Even better if the credit/redirection would happen automagically. [which attempt has probably sponsored our infinite loop]
Next time instead of trying to be useful and mention the fault,
it will be very tempting to delete the orphaned WU, stay silent and move on.
Re: Failed to connect to 171.64.65.104:80
Posted: Sat Jul 23, 2016 7:12 pm
by foldy
Same here:
19:04:30:WARNING:WU00:FS01:Exception: Failed to send results to work server: Failed to connect to 171.64.65.104:80
ping 171.64.65.104 is fine
Server Status says
48 171.64.65.104 vspg14b jadeshi GPU full Reject
Re: Failed to connect to 171.64.65.104:80
Posted: Sat Jul 23, 2016 9:46 pm
by bs_texas
tofuwombat wrote:
it will be very tempting to delete the orphaned WU, stay silent and move on.
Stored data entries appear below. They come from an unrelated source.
namespace agx
{
	namespace dev
	{
		__device__ __forceinline__ DNode* nodes_of(const EngineDev &E, int g, int arena) { return E.nodes + E.games[g].node_off[arena]; }
		__device__ __forceinline__ DEdge* edges_of(const EngineDev &E, int g, int arena) { return E.edges + E.games[g].edge_off[arena]; }
		__device__ __forceinline__ int* ht_of(const EngineDev &E, int g) { return E.ht + E.games[g].ht_off; }
		__device__ __forceinline__ void use_game_arenas(EngineDev &E, int g)
		{
			E.node_cap = E.games[g].node_cap;
			E.edge_cap = E.games[g].edge_cap;
			E.ht_cap = E.games[g].ht_cap;
		}

		__device__ inline int cache_seek(const EngineDev &E, const DNode *nodes, const int *ht, u64 hash, const u64 *cboard, int sign, int lane)
		{
			const int mask = E.ht_cap - 1;
			int slot = static_cast<int>(hash & static_cast<u64>(mask));
			for (int probes = 0; probes < E.ht_cap; probes++)
			{
				const int idx = ht[slot];
				if (idx == 0)
					return -1;
				const DNode &nd = nodes[idx - 1];
				bool same = (nd.hash == hash) && (nd.sign_to_move == sign);
				if (same)
				{
					const bool word_ok = (lane < BWORDS) ? (nd.cboard[lane] == cboard[lane]) : true;
					same = (__ballot(!word_ok) == 0);
				}
				if (same)
					return idx - 1;
				slot = (slot + 1) & mask;
			}
			return -1;
		}
		__device__ __forceinline__ void node_head(DNode &dst, const DNode &src)
		{
			dst.edge_begin = src.edge_begin;
			dst.win = src.win;
			dst.draw = src.draw;
			dst.moves_left = src.moves_left;
			dst.visits = src.visits;
			dst.score = src.score;
			dst.n_edges = src.n_edges;
			dst.depth = src.depth;
			dst.vl = src.vl;
			dst.sign_to_move = src.sign_to_move;
			dst.flags = src.flags;
			dst.hash = src.hash;
		}
		__device__ inline int cache_seek_head(const EngineDev &E, const DNode *nodes, const int *ht, u64 hash, const u64 *cboard, int sign, int lane, DNode &head)
		{
			const int mask = E.ht_cap - 1;
			int slot = static_cast<int>(hash & static_cast<u64>(mask));
			for (int probes = 0; probes < E.ht_cap; probes++)
			{
				const int idx = ht[slot];
				if (idx == 0)
					return -1;
				const DNode &nd = nodes[idx - 1];
				DNode h;
				node_head(h, nd);
				const u64 word = (lane < BWORDS) ? nd.cboard[lane] : 0ull;
				bool same = (h.hash == hash) && (h.sign_to_move == sign);
				if (same)
				{
					const bool word_ok = (lane < BWORDS) ? (word == cboard[lane]) : true;
					same = (__ballot(!word_ok) == 0);
				}
				if (same)
				{
					head = h;
					return idx - 1;
				}
				slot = (slot + 1) & mask;
			}
			return -1;
		}
		__device__ inline void cache_insert(const EngineDev &E, int *ht, u64 hash, int node)
		{
			const int mask = E.ht_cap - 1;
			int slot = static_cast<int>(hash & static_cast<u64>(mask));
			while (ht[slot] != 0)
				slot = (slot + 1) & mask;
			ht[slot] = node + 1;
		}

		__device__ inline bool has_leak(const EngineDev &E, const DEdge &e, bool node_found, uint32_t node_score, float node_win, float node_draw)
		{
			if (!node_found || E.leak_threshold >= 1.0f)
				return false;
			if (e.score != s_invert_up(node_score))
				return true;
			const float inv_win = 1.0f - (node_win + node_draw);
			const float dw = e.win - inv_win, dd = e.draw - node_draw;
			return (fabsf(dw) + fabsf(dd)) > E.leak_threshold;
		}

		__device__ __forceinline__ unsigned long long symmetry_mix(unsigned long long z)
		{
			z += 0x9E3779B97F4A7C15ull;
			z = (z ^ (z >> 30)) * 0xBF58476D1CE4E5B9ull;
			z = (z ^ (z >> 27)) * 0x94D049BB133111EBull;
			return z ^ (z >> 31);
		}

		__device__ __forceinline__ void wave_argmax(float &value, int &index)
		{
			const uint32_t bits = __float_as_uint(value);
			const uint32_t key = (bits & 0x80000000u) ? ~bits : (bits | 0x80000000u);
			const uint32_t best = wave_reduce_umax(key);
			const uint32_t mine = (key == best) ? (0x7FFFFFFFu - static_cast<uint32_t>(index)) : 0u;
			index = static_cast<int>(0x7FFFFFFFu - wave_reduce_umax(mine));
			value = __uint_as_float((best & 0x80000000u) ? (best & 0x7FFFFFFFu) : ~best);
		}
		__device__ __forceinline__ uint32_t wave_max_u32(uint32_t v)
		{
			return wave_reduce_umax(v);
		}

		__device__ inline int select_edge(const EngineDev &E, const DNode &nd, const DEdge *edges, int lane, unsigned long long &edge_reads, const float *noisy_priors)
		{
			const int total = nd.visits + nd.vl;
			float c_puct = E.c_puct;
			if (E.c_scale != 0.0f)
				c_puct = static_cast<float>(static_cast<double>(E.c_puct) + static_cast<double>(E.c_scale) * det_log(static_cast<double>(total)));
			const float parent_sqrt_visit = static_cast<float>(static_cast<double>(c_puct) * sqrt(static_cast<double>(total)));
			float initial_q = 0.0f;
			if (E.init_to == 1)
				initial_q = nd.win + 0.5f * nd.draw;
			else if (E.init_to == 2)
				initial_q = 0.5f;

			float best_value = -3.402823466e+38f;
			int best = 0x7FFFFFFF;
			for (int i = lane; i < nd.n_edges; i += 64)
			{
				const DEdge e = edges[nd.edge_begin + i];
				float value;
				switch (s_pv(e.score))
				{
					case 0:
						value = -1000.0f + s_distance(e.score);
						break;
					case 1:
						value = 0.5f;
						break;
					case 3:
						value = +1000.0f - s_distance(e.score);
						break;
					default:
					{
						const int vl = e.flag_vl & 0x7FFF;
						const bool being_expanded = (e.flag_vl & 0x8000u) != 0;
						const float visits = 1.0e-8f + e.visits;
						const float virtual_loss = static_cast<float>(vl);
						const float vl_factor = visits / (visits + virtual_loss);
						const float expectation = e.win + 0.5f * e.draw;
						float Q;
						if (E.init_to == 0)
							Q = being_expanded ? -1000.0f : expectation * vl_factor;
						else
						{
							Q = initial_q;
							if (being_expanded)
								Q = -1000.0f;
							else if (e.visits > 0)
								Q = expectation * vl_factor;
						}
						const float prior = (noisy_priors != nullptr) ? noisy_priors[i] : e.prior;
						const float U = prior * parent_sqrt_visit / (1.0f + e.visits + vl);
						value = Q + U;
						break;
					}
				}
				if (value > best_value)
				{
					best_value = value;
					best = i;
				}
			}
			edge_reads += nd.n_edges;
			wave_argmax(best_value, best);
			return nd.edge_begin + best;
		}

		__device__ inline void correct_information_leak(DNode *nodes, DEdge *edges, const DTask &t, int path_len, int final_node, int lane)
		{
			float child_win = nodes[final_node].win, child_draw = nodes[final_node].draw;
			uint32_t child_score = nodes[final_node].score;
			for (int i = path_len - 1; i >= 0; i--)
			{
				const int node = t.path_node[i], e = t.path_edge[i];
				DNode nd;
				node_head(nd, nodes[node]);
				DEdge ed = edges[e];
				const float cw = ed.win, cd = ed.draw;
				const float tw = 1.0f - (child_win + child_draw), td = child_draw;
				const float scale = static_cast<float>(ed.visits) / static_cast<float>(nd.visits);
				const float nw = nd.win + (tw - cw) * scale, ndr = nd.draw + (td - cd) * scale;
				ed.win = tw;
				ed.draw = td;
				nd.win = nw;
				nd.draw = ndr;
				const uint32_t new_score = s_invert_up(child_score);
				ed.score = static_cast<uint16_t>(new_score);
				uint32_t result = 0;
				for (int j = lane; j < nd.n_edges; j += 64)
					result = max(result, (nd.edge_begin + j == e) ? new_score : static_cast<uint32_t>(edges[nd.edge_begin + j].score));
				result = wave_max_u32(result);
				if (((nd.flags & 4) != 0) || s_win(result) || s_unproven(result))
					nd.score = static_cast<uint16_t>(result);
				if (lane == 0)
				{
					nodes[node].win = nd.win;
					nodes[node].draw = nd.draw;
					nodes[node].score = nd.score;
					edges[e].win = ed.win;
					edges[e].draw = ed.draw;
					edges[e].score = ed.score;
				}
				child_win = nd.win;
				child_draw = nd.draw;
				child_score = nd.score;
			}
		}
		__device__ inline void cancel_virtual_loss(DNode *nodes, DEdge *edges, const DTask &t, int path_len, int lane)
		{
			for (int i = lane; i < path_len; i += 64)
			{
				nodes[t.path_node[i]].vl--;
				DEdge &e = edges[t.path_edge[i]];
				e.flag_vl = static_cast<uint16_t>((e.flag_vl & 0x8000u) | (((e.flag_vl & 0x7FFF) - 1) & 0x7FFF));
			}
		}

		__device__ inline u64 full_hash(const EngineDev &E, const uint8_t *board, int sign, int lane)
		{
			u64 h = 0;
			for (int i = lane; i < E.hw; i += 64)
				h ^= E.nc_keys[3 + 3 * i + board[i]];
			return wave_reduce_xor64(h) ^ E.nc_keys[sign];
		}
	}
}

I'd just like to this... if I knew how.
Re: Failed to connect to 171.64.65.104:80
Posted: Sat Jul 23, 2016 10:33 pm
by foldy
You can delete the hanging work unit. Here is a screenshot of my case.
https://postimg.org/image/ykelruplj/
1) First find the work unit number, in my case 00.
2) Then on Windows go to C:\ProgramData\FAHClient\work or %appdata%\FAHClient\work and on linux go to /var/lib/fahclient/work
3) Close folding@home client and then delete the work unit number folder, in my case 00.
4) Start folding@home client again.
Re: Failed to connect to 171.64.65.104:80
Posted: Sat Jul 23, 2016 10:47 pm
by bs_texas
^ hey thanks... But, but I had to search around and found it was actually in C:\Users\bs\AppData\Roaming\FAHClient\work.